Evet, popülizm genellikle birçok insan tarafından bir siyasi terim olarak kullanılıyor. Birini sevmediğimizde “popülist” olarak yaftalıyoruz. Genellikle de, herkese her şeyi vadeden ya da “halka yakın” siyasetçiler için kullanılıyor. Bunun yanlış bir algı olduğunu ve pek kullanışlı olmadığını düşünüyorum. Nihayetinde bu bir kampanya dili; seçim kampanyalarında herkes bir sürü şey vadeder ve herkes halka yakın olmaya çalışır.
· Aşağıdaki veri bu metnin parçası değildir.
@@ -713,10 +623,14 @@
     return bn_bwd_common(dt, y, dy, p, true, stream);
 }
 
-extern "C" int isa_affine_act_res(const isa_tensor* x, const isa_pro* pro, const isa_tensor* res,
-                                  const isa_tensor* res2, const float* oscale,
-                                  const isa_tensor* out, void* stream) {
+extern "C" int isa_affine_act_res_pro(const isa_tensor* x, const isa_pro* pro, const isa_tensor* res, const isa_pro* res_pro,
+                                      const isa_tensor* res2, const float* oscale,
+                                      const isa_tensor* out, void* stream) {
     if (!tensor_ok(x, 8) || !tensor_ok(out, 8)) return ISA_EINVAL;
+    const ProDev rp = make_pro(res_pro);
+    if (res_pro && (res_pro->bscale || res_pro->fin)) return ISA_EINVAL;
+    const bool lazy_res = !pro_trivial(rp);
+    if (lazy_res && !res) return ISA_EINVAL;
     const int G = tensor_groups(out);
     const bool bcast = G > 1 && out->n == G * x->n && tensor_groups(x) == 1;
     if (bcast) {
@@ -743,9 +657,23 @@
     const bool pi = p.pro.bscale || p.oscale;
     by_dtype(x->dtype, [&](auto t) { by_flag(p.pro.act == ISA_ACT_NONE, [&](auto none) { by_flag(pi, [&](auto scaled) {
         constexpr int ACTV = decltype(none)::value ? (int)ISA_ACT_NONE : ACT_RT;
-        hipLaunchKernelGGL((materialize_kernel<decltype(t), ACTV, decltype(scaled)::value>), grid, dim3(256), 0, as_stream(stream), p, wk);
+        if (!lazy_res) {
+            hipLaunchKernelGGL((materialize_kernel<decltype(t), ACTV, decltype(scaled)::value>), grid, dim3(256), 0, as_stream(stream), p, wk);
+            return;
+        }
+        by_flag(rp.act == ISA_ACT_NONE, [&](auto rnone) {
+            constexpr int RACTV = decltype(rnone)::value ? (int)ISA_ACT_NONE : ACT_RT;
+            hipLaunchKernelGGL((materialize_rp_kernel<decltype(t), ACTV, decltype(scaled)::value, RACTV>), grid, dim3(256), 0,
+                               as_stream(stream), p, rp, wk);
+        });
     }); }); });
     return launch_status();
+}
+
+extern "C" int isa_affine_act_res(const isa_tensor* x, const isa_pro* pro, const isa_tensor* res,
+                                  const isa_tensor* res2, const float* oscale,
+                                  const isa_tensor* out, void* stream) {
+    return isa_affine_act_res_pro(x, pro, res, nullptr, res2, oscale, out, stream);
 }
 
 extern "C" int isa_axpy(const isa_tensor* src, const isa_tensor* dst, float alpha,
diff --git a/instance-segmentation-attention_amd/csrc/materialize_body.inc b/instance-segmentation-attention_amd/csrc/materialize_body.inc
--- /dev/null
+++ b/instance-segmentation-attention_amd/csrc/materialize_body.inc
@@ -0,0 +1,111 @@
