@@ -1749,7 +1779,14 @@
         uint32_t Ln[kQ];
         const bool bad = unit_unpacked(p, f0, nf, lane, S, Ln);
         if (__any(bad)) {
-            if (!LOAD && lane == 0) p.ulist[atomicAdd(p.ucount, 1u)] = (uint32_t)u;
+            if (!LOAD && lane == 0) {
+#if defined(__HIP_DEVICE_COMPILE__)
+                typedef const volatile __attribute__((address_space(4))) KParams KArgs;
+                KArgs *ka = (KArgs *)__builtin_amdgcn_kernarg_segment_ptr();
+                uint32_t *const ul = ka->ulist;
+                ul[atomicAdd(ka->ucount, 1u)] = (uint32_t)u;
+#endif
+            }
             continue;
         }
         const uint64_t s0 = p.base + (((uint64_t)(uint32_t)__builtin_amdgcn_readfirstlane((int)(uint32_t)(S[0] >> 32)) << 32) |
@@ -1765,11 +1802,12 @@
         const uint32_t last = nf - 1;
         uint32_t pk[kQ];
 #pragma unroll
-        for (int q = 0; q < kQ; q++) pk[q] = ((uint32_t)(S[q] + Ln[q] - o0) << kStLenBits) | Ln[q];
+        for (int q = 0; q < kQ; q++)
+            pk[q] = lane < (int)nf - 64 * q ? ((uint32_t)(S[q] - o0) << kStLenBits) | Ln[q] : kPkNone;
         uint32_t E = 0;
 #pragma unroll
         for (int q = 0; q < kQ; q++)
-            if ((last >> 6) == (uint32_t)q) E = (uint32_t)__builtin_amdgcn_readlane((int)pk[q], (int)(last & 63u)) >> kStLenBits;
+            if ((last >> 6) == (uint32_t)q) E = pk_end((uint32_t)__builtin_amdgcn_readlane((int)pk[q], (int)(last & 63u)));
         uint32_t cb = 0;
         const uint32_t nitems = (E + kStItem - 1) / kStItem;
 #ifdef FCS_STAMPS
@@ -1779,28 +1817,32 @@
             sts[6]++;
         }
 #endif
-        uint32_t nsf = 0, base_cnt = 0, closed = 0;
+        uint32_t nsf = 0;
         uint32_t tend = 0;
         auto close_pass = [&](uint32_t b, uint32_t cnt, uint32_t pw) {
             wave_lds_sync();
             const uint32_t g = 64u * b + (uint32_t)lane;
-            const uint32_t e = pw >> kStLenBits, L = pw & kLenMask;
-            const uint32_t st = e - L, ss = st & 63u, se = e & 63u;
+            const uint32_t st = pw >> kStLenBits, e = pk_end(pw);
+            const uint32_t ss = st & 63u, se = e & 63u;
             const uint32_t Ts = tap[g & 127u];
             const uint32_t Te = g < last ? tap[(g + 1u) & 127u] : tend;
-            const uint32_t a0 = acc[g & 127u];
+            const uint32_t l0 = acc[g & 127u], h0 = acc[128u + (g & 127u)];
             wave_lds_sync();
             acc[g & 127u] = 0u;
+            acc[128u + (g & 127u)] = 0u;
 #ifdef FCS_ST_ABL_NOCLOSE
-            const uint32_t reg = Ts ^ Te ^ a0 ^ k1_of(ss) ^ se;
+            const uint32_t reg = Ts ^ Te ^ l0 ^ h0 ^ k1_of(ss) ^ se;
 #else
-            const uint32_t U = hole_shift(lds, Ts, kStHoleWord + 4u * (15u - (ss >> 2)), k1_of(ss));
-            const uint32_t js = (uint32_t)lane < cnt ? (e >> 6) - (st >> 6) - 1u : 0u;
-            const uint32_t a = hole_shift(lds, U, kStHoleChunk + 4u * js, a0);
-            const uint32_t inner = hole_shift(lds, a, kStHoleWord + 4u * ((se >> 2) + 1u), Te);
-            const uint32_t reg = hole_shift(lds, inner, kStHoleInv + 4u * (3u - (se & 3u)), 0u);
-#endif
-            emit<kStBad>(p, lds, (uint32_t)lane < cnt, f0 + g, ~reg);
+            const uint32_t ls = st >> 6, cl = (e >> 6) - 1u;
+            const uint32_t U = hole_shift(lds, Ts, kStHoleWord + 4u * (16u - (ss >> 2)), k1_of(ss));
+            const uint32_t Ush = seg_shift(U, ls & 31u);
+            const bool one = (ls >> 5) == (cl >> 5);
+            const uint32_t tot = hole_shift(lds, h0 ^ (one ? Ush : 0u), kStHoleSeg, l0 ^ (one ? 0u : Ush));
+            const uint32_t a64 = seg_shift(tot, 31u - (cl & 31u));
+            const uint32_t inner = end_shift(lds, a64, se >> 2, Te);
+            const uint32_t reg = hole_shift(lds, inner, kStHoleByte + 4u * (se & 3u), 0u);
+#endif
+            emit<kStBad>(p, lds, (uint32_t)lane < cnt, u * kStUnitFrames + g, ~reg);
         };
         if (LOAD) {
             for (uint32_t t = 0; t < nitems; t++) {
@@ -1821,16 +1863,15 @@
             const uint32_t Xr = kStItem * t;
             ST_T(ti0)
             const uint32_t gA = 64u * cb + (uint32_t)lane, gB = gA + 64u;
-            const uint32_t eA = pk[0] >> kStLenBits, eB = pk[1] >> kStLenBits;
-            const uint32_t sA = eA - (pk[0] & kLenMask), sB = eB - (pk[1] & kLenMask);
-            const bool inA = gA >= nsf && gA < nf && sA < Xr + kStItem;
-            const bool inB = gB >= nsf && gB < nf && sB < Xr + kStItem;
-            if (inA) *mark_at((sA - Xr) >> 6) = kMarkStart | (gA << 6) | ((sA - Xr) & 63u);
-            if (inB) *mark_at((sB - Xr) >> 6) = kMarkStart | (gB << 6) | ((sB - Xr) & 63u);
+            const uint32_t sA = pk[0] >> kStLenBits, sB = pk[1] >> kStLenBits;
+            const bool inA = (sA >> 12) == t, inB = (sB >> 12) == t;
+            if (inA) *mark_at((sA >> 6) & 63u) = (kMarkStart | (gA << 6)) | (sA & 63u);
+            if (inB) *mark_at((sB >> 6) & 63u) = (kMarkStart | (gB << 6)) | (sB & 63u);
             if (E < Xr + kStItem && lane == 0) *mark_at((E - Xr) >> 6) = kMarkEnd | ((E - Xr) & 63u);
+            const uint32_t base_cnt = nsf;
             nsf += (uint32_t)__popcll(__ballot(inA)) + (uint32_t)__popcll(__ballot(inB));
             const uint32_t gl = nsf - 1u;
-            const uint32_t el = (uint32_t)__builtin_amdgcn_readlane((int)((gl >> 6) == cb ? eA : eB), (int)(gl & 63u));
+            const uint32_t el = pk_end((uint32_t)__builtin_amdgcn_readlane((int)((gl >> 6) == cb ? pk[0] : pk[1]), (int)(gl & 63u)));
             const uint32_t le_far = (el - Xr) >> 6;
             wave_lds_sync();
             const uint32_t mk = lds_rd(lds, mark_lane);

Ama popülizm bundan daha fazlası ve bir anlamı var: Popülizm, toplumu temel olarak homojen ve birbirine düşman iki gruba ayrılmış olarak gören bir ideolojidir. Bir tarafta püripak insanlar, diğer taraftaysa yozlaşmış elitler vardır. Popülist, siyasetin toplumun genel iradesini yansıtmasını ister. Burada önemli olan şu; popülizm tekçidir ve ahlakçıdır. Toplum aynı çıkarlara, aynı tutumlara sahip kişilerden oluşan bir bütün olarak görülür. Sonuç olarak, herkes için eşit derecede iyi olan politikalar üretebilirsiniz. Elitler de bir bütündür. Farklı siyasi partilerden olsalar da hepsi aynıdır. Buradaki kritik nokta, aralarındaki ayrımın ne kadar para kazandıklarıyla, hangi sınıftan olduğumuzla ya da kimin iktidarda olduğuyla ilgili olmaması. Buradaki ayrım ahlaki değerlere dayalı; yani püripak mı yoksa yozlaşmış mısınız? Sonuç itibariyle, popülizm içerik itibariyle görece dardır. v Hatta hangi siyasi sistemin; parlamentarizmin mi başkanlık sisteminin mi daha iyi olduğunu da söylemez. Halkla ve elitlerle nasıl bir ilişki kurduğundan bahseder.

Kocael: Yakın zamanda yayımlanan kitabınızda “Popülizmin dördüncü dalgasından” söz ediyorsunuz. Yani, öncesinde üç popülist dalganın var olduğunu, şu an ise dördüncü dalganın içinde olduğumuzu söylüyorsunuz. Bu ilk üç dalgadan ve şu anki dördüncü dalgadan biraz bahseder misiniz?

Popülizm dalgalarına baktığımızda; bu dalgalar daha çok Avrupa’daki sağı yansıtıyor. Alman siyaset bilimci Klaus Von Beyme savaş sonrasındaki aşırı sağı –ki bugünlerde daha çok sağ popülizm olarak adlandırıyoruz- üç dalgaya ayırıyor. Bunlardan ilki, II. Dünya Savaşı’ndan hemen sonra ortaya çıkan neo-faşizmdi. İkincisinin terimsel bir karşılığı yok ama genel olarak 1960’lı yıllarda refah devletine karşı çıkan Fransa’daki Pujadizm örnek verilebilir. 1980’lerde başlayan üçüncü dalgaysa Fransa’daki Milliyetçi Cephe ya da Avusturya’daki Özgürlük Partisi gibi göçmen karşıtı hareketler. Bana göre şu an dördüncü dalganın içindeyiz ve eskiden ana akım olan Macaristan’da Viktor Orban ve Fidesz buna örnek olabilir. Ya da Polonya’daki Hukuk ve Adalet Partisi. Aynı zamanda partiler bir değişim geçirdi. Bugün birçok partinin liderleri ikinci nesilden. Üçüncü dalga içerisinde sisteme karşı çıkan yeni partiler vardı. Dördüncü dalgadaysa sistemin bir parçası olan müesses partilerden söz ediyoruz.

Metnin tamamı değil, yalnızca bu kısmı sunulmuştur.